What to work on: Scan the records that follow, and whenever a line has the word "torch", copy it.
*** Dataset entries ***
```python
PRECISION = {"value": 0}
TILE_ROWS = {"value": 16}
CONV_VARIANT = {"value": 2}
DUAL_CONVT = {"value": True, "min_blocks": 32}
UP9 = {"value": True, "min_blocks": 64, "min_fill": 0.85}
DIRECT_MAX = {"cout": 64, "nsteps": 40, "cout3x3": 64}
WGRAD_SPLIT = {"blocks": 1024, "min_tiles": 4}
WGRAD_TR2_BLOCKS = 512
WGRAD_TR2_MIN_TILES = 8
STREAM_1X1 = {"value": True}
# ... 352 lines not shown
            elif single:
                if (self.bn == 128 and self.halo == 1 and self.n_groups == 1 and TALL_TILE_SINGLE["value"] and
                        _tiles(th, tw, 32) * ((self.cout + 127) // 128) >= TALL_TILE_SINGLE["min_blocks"]):
                    variant, rows = 7, 32
            elif (self.bn == 128 and self.halo == 1 and (small or (TWO_BLOCK_8ROW["value"] and
                  _tiles(th, tw, 8) * self.n_groups * ((self.cout + 127) // 128) >= TWO_BLOCK_8ROW["min_blocks"]))):
                rows = 8
        same = (th, tw) == (oh, ow)
        if STREAM_1X1["value"] and self.halo == 0 and self.n_groups == 1 and osy == 1 and same and (oh, ow) == (H, W):
            variant, bn, rows = 4, 64, TILE_ROWS["value"]
        elif (self.halo == 1 and self.n_groups == 1 and osy == 1 and same and self.cout <= DIRECT_MAX["cout"]
              and self.nsteps <= DIRECT_MAX["nsteps"]):
            variant, bn, rows = (6 if (self.kind in ("conv", "dgrad") and self.k == 3) else 5), 64, TILE_ROWS["value"]
        elif (not single and self.kind in ("conv", "dgrad") and self.k == 3 and 64 < self.cout <= DIRECT_MAX["cout3x3"] and same):
            variant, bn, rows = 6, 128, TILE_ROWS["value"]
        return variant, bn, rows

    def _ksplit(self, variant, a, skip):
        if (skip or variant not in KSPLIT["variants"]
                or not (a.tile_rows == 16 or (variant == 0 and a.tile_rows == 8))):
            return 0, None
        cs = self.chunk_starts0_k64 if a.k64 else self.chunk_starts0
        if cs is None or cs[-1] != a.nsteps:
            return 0, None
        if a.dual_b or (variant == 2 and ((self.precision == 0) != (a.io_st == 0) or (a.k64 and not a.halo))):
            return 0, None
        n_tiles = -(-self.cout // a.bn)
        blocks = a.B * lib.ppst_conv_tiles(a.tile_h, a.tile_w, a.tile_rows) * a.n_groups * n_tiles
        max_s, min_steps = {0: (8, KSPLIT["min_steps"]), 2: (4, 24), 10: (2, 36)}[variant]
        return _ksplit_choice(blocks, cs, KSPLIT["max_blocks"], min_steps, max_s)

    def __call__(self, x, bias=None, noise=None, noise_weight=0.0, act=ACT_NONE, prelu=None, stats=False,
                 residual=None, out=None, out_scale=1.0, pad_mode=PAD_ZERO, out_hw=None, res_after_act=False,
                 in_ss=None, in_act=ACT_NONE, in_prelu=None, in_res=None):
        in_ld = _nhwc_ld(x, "conv input", half_ok=True)
        B, H, W, xc = x.shape
        if x.dtype != torch.float32 and {torch.float16: 3, torch.bfloat16: 1}[x.dtype] != self.precision:
            raise RuntimeError("conv input stored as %s needs a plan of the matching single-pass precision mode (plan: mode %d)"
                               % (x.dtype, self.precision))
        need_c = self.max_chan + 32
        if xc < need_c:
            raise RuntimeError("conv input has %d channels (pixel stride %d); the %s plan reads %d" % (xc, in_ld, self.kind, need_c))
        if in_ss is not None and (in_ss.dim() != 3 or in_ss.shape[0] != B or in_ss.shape[1] < need_c or in_ss.shape[2] != 2
                                  or not in_ss.is_contiguous()):
            raise RuntimeError("in_ss must be a contiguous (B=%d, >=%d, 2) table, got %s" % (B, need_c, tuple(in_ss.shape)))
        if self.kind == "convT":
            th, tw, oh, ow, osy = H, W, 2 * H, 2 * W, 2
        elif self.kind == "dgrad_s2d":
            oh, ow = out_hw
            th, tw, osy = (oh + 1) // 2, (ow + 1) // 2, 2
        elif self.kind in ("s2d", "dgrad_s2ds"):
            oh, ow = out_hw
            th, tw, osy = oh, ow, 1
        else:
            th, tw, oh, ow, osy = H, W, H, W, 1
        if out is None:
            out = torch.empty((B, oh, ow, self.cout), device=x.device, dtype=x.dtype)
        out_ld = _nhwc_ld(out, "conv output", half_ok=True)
        if out.dtype != x.dtype or (residual is not None and residual.dtype != x.dtype):
            raise RuntimeError("conv input, residual and output share one storage type (ppst_conv_args.io_st): got %s / %s / %s"
                               % (x.dtype, None if residual is None else residual.dtype, out.dtype))
        if tuple(out.shape) != (B, oh, ow, self.cout):
            raise RuntimeError("conv output must be %s, got %s" % ((B, oh, ow, self.cout), tuple(out.shape)))
        if noise is not None and (noise.numel() != B * oh * ow or not noise.is_contiguous()):
            raise RuntimeError("noise must be a contiguous (B,1,%d,%d) tensor with B = %d rows, got %s" % (oh, ow, B, tuple(noise.shape)))
        if residual is not None and tuple(residual.shape) != (B, oh, ow, self.cout):
            raise RuntimeError("residual must match the output shape %s, got %s" % ((B, oh, ow, self.cout), tuple(residual.shape)))
# ... 21 lines not shown
        a.res_ld = _nhwc_ld(residual, "residual", half_ok=True) if residual is not None else 0
        a.io_st = _ST[x.dtype]
        a.noise_weight, a.out_scale = float(noise_weight), float(out_scale)
        a.B, a.in_h, a.in_w, a.in_ld = B, H, W, in_ld
        a.out_h, a.out_w, a.out_ld, a.cout = oh, ow, out_ld, self.cout
        a.nsteps, a.n_groups, a.pad_mode = form.nsteps, form.n_groups, pad_mode
        a.in_off_y = a.in_off_x = 0
        a.out_sy = a.out_sx = osy
        a.act, a.precision = act | (0x100 if res_after_act else 0), self.precision
        a.tile_h, a.tile_w, a.halo, a.bn, a.tile_rows = th, tw, self.halo, bn, rows
        _chk(in_ss, "in_ss"); _chk(in_prelu, "in_prelu")
        a.in_scale_shift, a.in_prelu, a.in_act = _p(in_ss), _p(in_prelu), in_act
        a.in_c = in_ss.shape[1] if in_ss is not None else 0
        if in_res is not None:
            if variant != 4 or in_ss is None or self.precision != 0 or x.dtype != torch.float32:
                raise RuntimeError("in_res needs a 1x1 plan on the streaming kernel (ops.STREAM_1X1), in_ss, precision 0 and fp32 storage")
            if tuple(in_res.shape) != tuple(x.shape):
                raise RuntimeError("in_res must have the conv input's shape %s, got %s" % (tuple(x.shape), tuple(in_res.shape)))
            a.in_res, a.in_res_ld = _p(in_res), _nhwc_ld(in_res, "in_res")
        a.flop_steps = self.flop_steps
        a.a_slots = min(3, self.chunks_per_group)
        a.early_a = self.early_a
        ks_S, ks_cuts = self._ksplit(variant, a, self.precision == 2) if (KSPLIT["value"] and BATCH_AWARE["value"]) else (0, None)
        stream = _stream()
        if ks_S:
            ks_arr = (ctypes.c_int32 * (ks_S + 1))(*ks_cuts)
            a.ksplit, a.ksplit_starts = ks_S, ctypes.cast(ks_arr, ctypes.c_void_p)
            a.ksplit_scratch, a.ksplit_flags, a.ksplit_epoch = _ksplit_next(stream)
        if self.precision == 2:
            sn, sc, sy, sx = self.wstrides
            c_, ky_, kx_ = self.src_dev
            check(lib.ppst_conv2d_f32(ctypes.byref(a), _p(self.wsrc), sn, sc, sy, sx, self.scale, _p(c_), _p(ky_), _p(kx_), stream),
                  "ppst_conv2d_f32")
        else:
            check(lib.ppst_conv2d_mfma(ctypes.byref(a), stream), "ppst_conv2d_mfma")
        if stats:
            return out, st
        return out


class _KsWorkspace:
    __slots__ = ("scratch", "flags", "ptrs", "launches")

    def __init__(self):
        self.scratch = torch.empty(KSPLIT_SCRATCH_BYTES, dtype=torch.uint8, device="cuda")
        self.flags = torch.zeros(KSPLIT_FLAG_WORDS, dtype=torch.int32, device="cuda")
        self.ptrs = self.scratch.data_ptr(), self.flags.data_ptr()
        self.launches = 0


_ks_ws = {}
_ks_lock = threading.Lock()


def _ks_key(stream):
    return (_cur_device() if _cur_device is not None else torch.cuda.current_device()), stream.value


def _ksplit_next(stream):
    key = _ks_key(stream)
    with _ks_lock:
        ws = _ks_ws.get(key)
        if ws is None:
            ws = _ks_ws[key] = _KsWorkspace()
        ws.launches += 1
        epoch = (ws.launches - 1) % 0xFFFFFFFF + 1
# ... 1591 lines not shown
```

Measured before the change: 162.8 swaps/s (all GPUs).

## Add persistent-block mode to 1x1 streaming conv kernel with weight-tile reuse

```diff
diff --git a/include/ppst_hip.h b/include/ppst_hip.h
--- a/include/ppst_hip.h
+++ b/include/ppst_hip.h
@@ -143,6 +143,7 @@
 } ppst_conv_args;
 
 int ppst_conv2d_mfma(const ppst_conv_args* a, void* stream);
+int ppst_conv1x1_stream(const ppst_conv_args* a, int max_blocks, void* stream);
 int64_t ppst_conv_pack_wino_bytes(int cout, int cin);
 int ppst_conv_pack_wino(const void* w, int64_t sn, int64_t sc, int64_t sy, int64_t sx, float scale, int cout, int cin,
                         void* out, void* stream);
diff --git a/ppst_amd/_lib.py b/ppst_amd/_lib.py
--- a/ppst_amd/_lib.py
+++ b/ppst_amd/_lib.py
@@ -103,6 +103,7 @@
     "ppst_conv_pack_batch": (i32, [vp, i32, i32, vp]),
     "ppst_upscale_weight_batch": (i32, [vp, i32, i32, vp]),
     "ppst_conv2d_mfma": (i32, [ctypes.POINTER(ConvArgs), vp]),
+    "ppst_conv1x1_stream": (i32, [ctypes.POINTER(ConvArgs), i32, vp]),
     "ppst_conv2d_f32": (i32, [ctypes.POINTER(ConvArgs), vp, i64, i64, i64, i64, f32, vp, vp, vp, vp]),
     "ppst_conv_tiles": (i32, [i32, i32, i32]),
     "ppst_conv1x1_small_cin": (i32, [vp, vp, vp, vp, i64, i32, i32, i32, f32, i32, vp]),
diff --git a/ppst_amd/csrc/conv1x1.hip b/ppst_amd/csrc/conv1x1.hip
--- a/ppst_amd/csrc/conv1x1.hip
+++ b/ppst_amd/csrc/conv1x1.hip
@@ -147,23 +147,27 @@
   }
 }
 
-template <int INSS, bool TAPS = false, int NT_ = 4, int PREC = 0, int IOS = PPST_ST_F32>
+template <int INSS, bool TAPS = false, int NT_ = 4, int PREC = 0, int IOS = PPST_ST_F32, bool PERS = false>
 __global__ __launch_bounds__(512, 4) void conv1x1_stream_kernel(C1Args a) {
+  static_assert(!PERS || (!TAPS && INSS != 2), "persistent blocks: the plain and normalise-on-load 1x1 instances");
   constexpr int MT = 2, NT = NT_;
   constexpr bool X3 = PREC == 0;
   static_assert(IOS == PPST_ST_F32 || IOS == (PREC == 3 ? PPST_ST_F16 : PREC == 1 ? PPST_ST_BF16 : -1), "half storage: single-pass modes");
   constexpr int ES = IOS == PPST_ST_F32 ? 4 : 2;
   constexpr int BLOB1 = X3 ? C1_BLOB : C1_BLOB / 2;
   __shared__ uint4 sB[C1_GROUP * BLOB1 / 16];
-  __shared__ float red[8][64][2];
-
-  const int wid = xcd_block_id(blockIdx.x, gridDim.x);
+  __shared__ float red[PERS ? 2 : 1][8][64][2];
+
+  const int tid = threadIdx.x, lane = tid & 63, wave = __builtin_amdgcn_readfirstlane(tid >> 6);
+  const int r16 = lane & 15, g = lane >> 4;
+  const int wid0 = xcd_block_id(blockIdx.x, gridDim.x);
+  const int w_end = PERS ? a.B * a.tiles * a.n_tiles : wid0 + 1, w_step = PERS ? (int)gridDim.x : 1;
+  int sb_ntile = -1, par = 0;
+  for (int wid = wid0; wid < w_end; wid += w_step) {
   const int ntile = wid % a.n_tiles;
   int mblk = wid / a.n_tiles;
   const int b = mblk / a.tiles;
   mblk -= b * a.tiles;
-  const int tid = threadIdx.x, lane = tid & 63, wave = __builtin_amdgcn_readfirstlane(tid >> 6);
-  const int r16 = lane & 15, g = lane >> 4;
   const int pbase = mblk * 256 + wave * 32;
   const int tyi = TAPS ? mblk / a.tiles_x : 0, txi = TAPS ? mblk - tyi * a.tiles_x : 0;
   const int oy0 = tyi * 16 + wave * 2, ox = txi * 16 + r16;
@@ -231,9 +235,11 @@
 
   for (int s0 = 0; s0 < a.nsteps; s0 += C1_GROUP) {
     const int ng = a.nsteps - s0 < C1_GROUP ? a.nsteps - s0 : C1_GROUP;
-    if (s0) __syncthreads();
-    for (int i = tid; i < ng * (BLOB1 / 16); i += 512) sB[i] = ((const uint4*)(wblob + (int64_t)s0 * BLOB1))[i];
-    __syncthreads();
+    if (!PERS || a.nsteps > C1_GROUP || sb_ntile != ntile) {
+      if (s0 || wid != wid0) __syncthreads();
+      for (int i = tid; i < ng * (BLOB1 / 16); i += 512) sB[i] = ((const uint4*)(wblob + (int64_t)s0 * BLOB1))[i];
+      __syncthreads();
+    }
     for (int sl = 0; sl < ng; ++sl) {
       const int s = s0 + sl;
       bf16x8 ah[MT], al[MT];
@@ -281,7 +287,9 @@
     }
   }
 
-  c1_epilogue<MT, NT, TAPS, X3, IOS>(a, acc, red, b, mblk, ntile, pbase, oy0, ox, tid, wave, r16, g);
+  c1_epilogue<MT, NT, TAPS, X3, IOS>(a, acc, red[par], b, mblk, ntile, pbase, oy0, ox, tid, wave, r16, g);
+  if (PERS) { sb_ntile = ntile; par ^= 1; }
+  }
 }
 
 #define C3_GROUP 9
@@ -423,8 +431,8 @@
   }
 }
 
-static inline int64_t blocks_of(const ppst_conv_args* a, int tiles, int n_tiles) { return (int64_t)a->B * tiles * n_tiles; }
-int ppst_conv1x1_stream_launch(const ppst_conv_args* a, int n_tiles, int tiles, hipStream_t st) {
+#define C1_RESIDENT 512
+int ppst_conv1x1_stream_launch(const ppst_conv_args* a, int n_tiles, int tiles, int max_blocks, hipStream_t st) {
   C1Args k;
   k.x = (const float*)a->x; k.wpack = (const unsigned char*)a->wpack; k.steps = (const int4*)a->steps; k.y = (float*)a->y;
   k.bias = (const float*)a->bias; k.noise = (const float*)a->noise; k.prelu = (const float*)a->prelu;
@@ -434,22 +442,28 @@
   k.act = a->act; k.res_ld = a->res_ld; k.n_tiles = n_tiles; k.tiles = tiles;
   k.in_ss = (const float*)a->in_scale_shift; k.in_prelu = (const float*)a->in_prelu; k.in_c = a->in_c; k.in_act = a->in_act;
   k.in_res = (const float*)a->in_res; k.in_res_ld = a->in_res_ld;
-  if ((int64_t)tiles * 256 < k.hw) return PPST_EINVAL;
+  if ((int64_t)tiles * 256 < k.hw || max_blocks < 0) return PPST_EINVAL;
+  const int64_t total = (int64_t)a->B * tiles * n_tiles;
+  if (total > 0x7fffffff) return PPST_EINVAL;
   if (k.in_res) {
-    PPST_LAUNCH((conv1x1_stream_kernel<2, false, 4, 0, PPST_ST_F32>), dim3((unsigned)blocks_of(a, tiles, n_tiles)), dim3(512), 0, st, k);
+    PPST_LAUNCH((conv1x1_stream_kernel<2, false, 4, 0, PPST_ST_F32>), dim3((unsigned)total), dim3(512), 0, st, k);
     return PPST_LAUNCH_CHECK();
   }
-  const int64_t blocks = (int64_t)a->B * tiles * n_tiles;
-  if (blocks > 0x7fffffff) return PPST_EINVAL;
-#define LS(PREC_, IOS_)                                                                                               \
+  int cap = max_blocks ? max_blocks : C1_RESIDENT;
+  if (cap >= n_tiles) cap -= cap % n_tiles;
+  const bool pers = total <= (1 << 30) && (max_blocks || (a->nsteps >= 4 && total > cap));
+  const int64_t blocks = pers && cap < total ? cap : total;
+#define LS2(INSS_, PREC_, IOS_)                                                                                        \
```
*** End of Dataset entries ***
Written solution:
        if x.dtype != torch.float32 and {torch.float16: 3, torch.bfloat16: 1}[x.dtype] != self.precision:
            out = torch.empty((B, oh, ow, self.cout), device=x.device, dtype=x.dtype)
            if variant != 4 or in_ss is None or self.precision != 0 or x.dtype != torch.float32:
        self.scratch = torch.empty(KSPLIT_SCRATCH_BYTES, dtype=torch.uint8, device="cuda")
        self.flags = torch.zeros(KSPLIT_FLAG_WORDS, dtype=torch.int32, device="cuda")
    return (_cur_device() if _cur_device is not None else torch.cuda.current_device()), stream.value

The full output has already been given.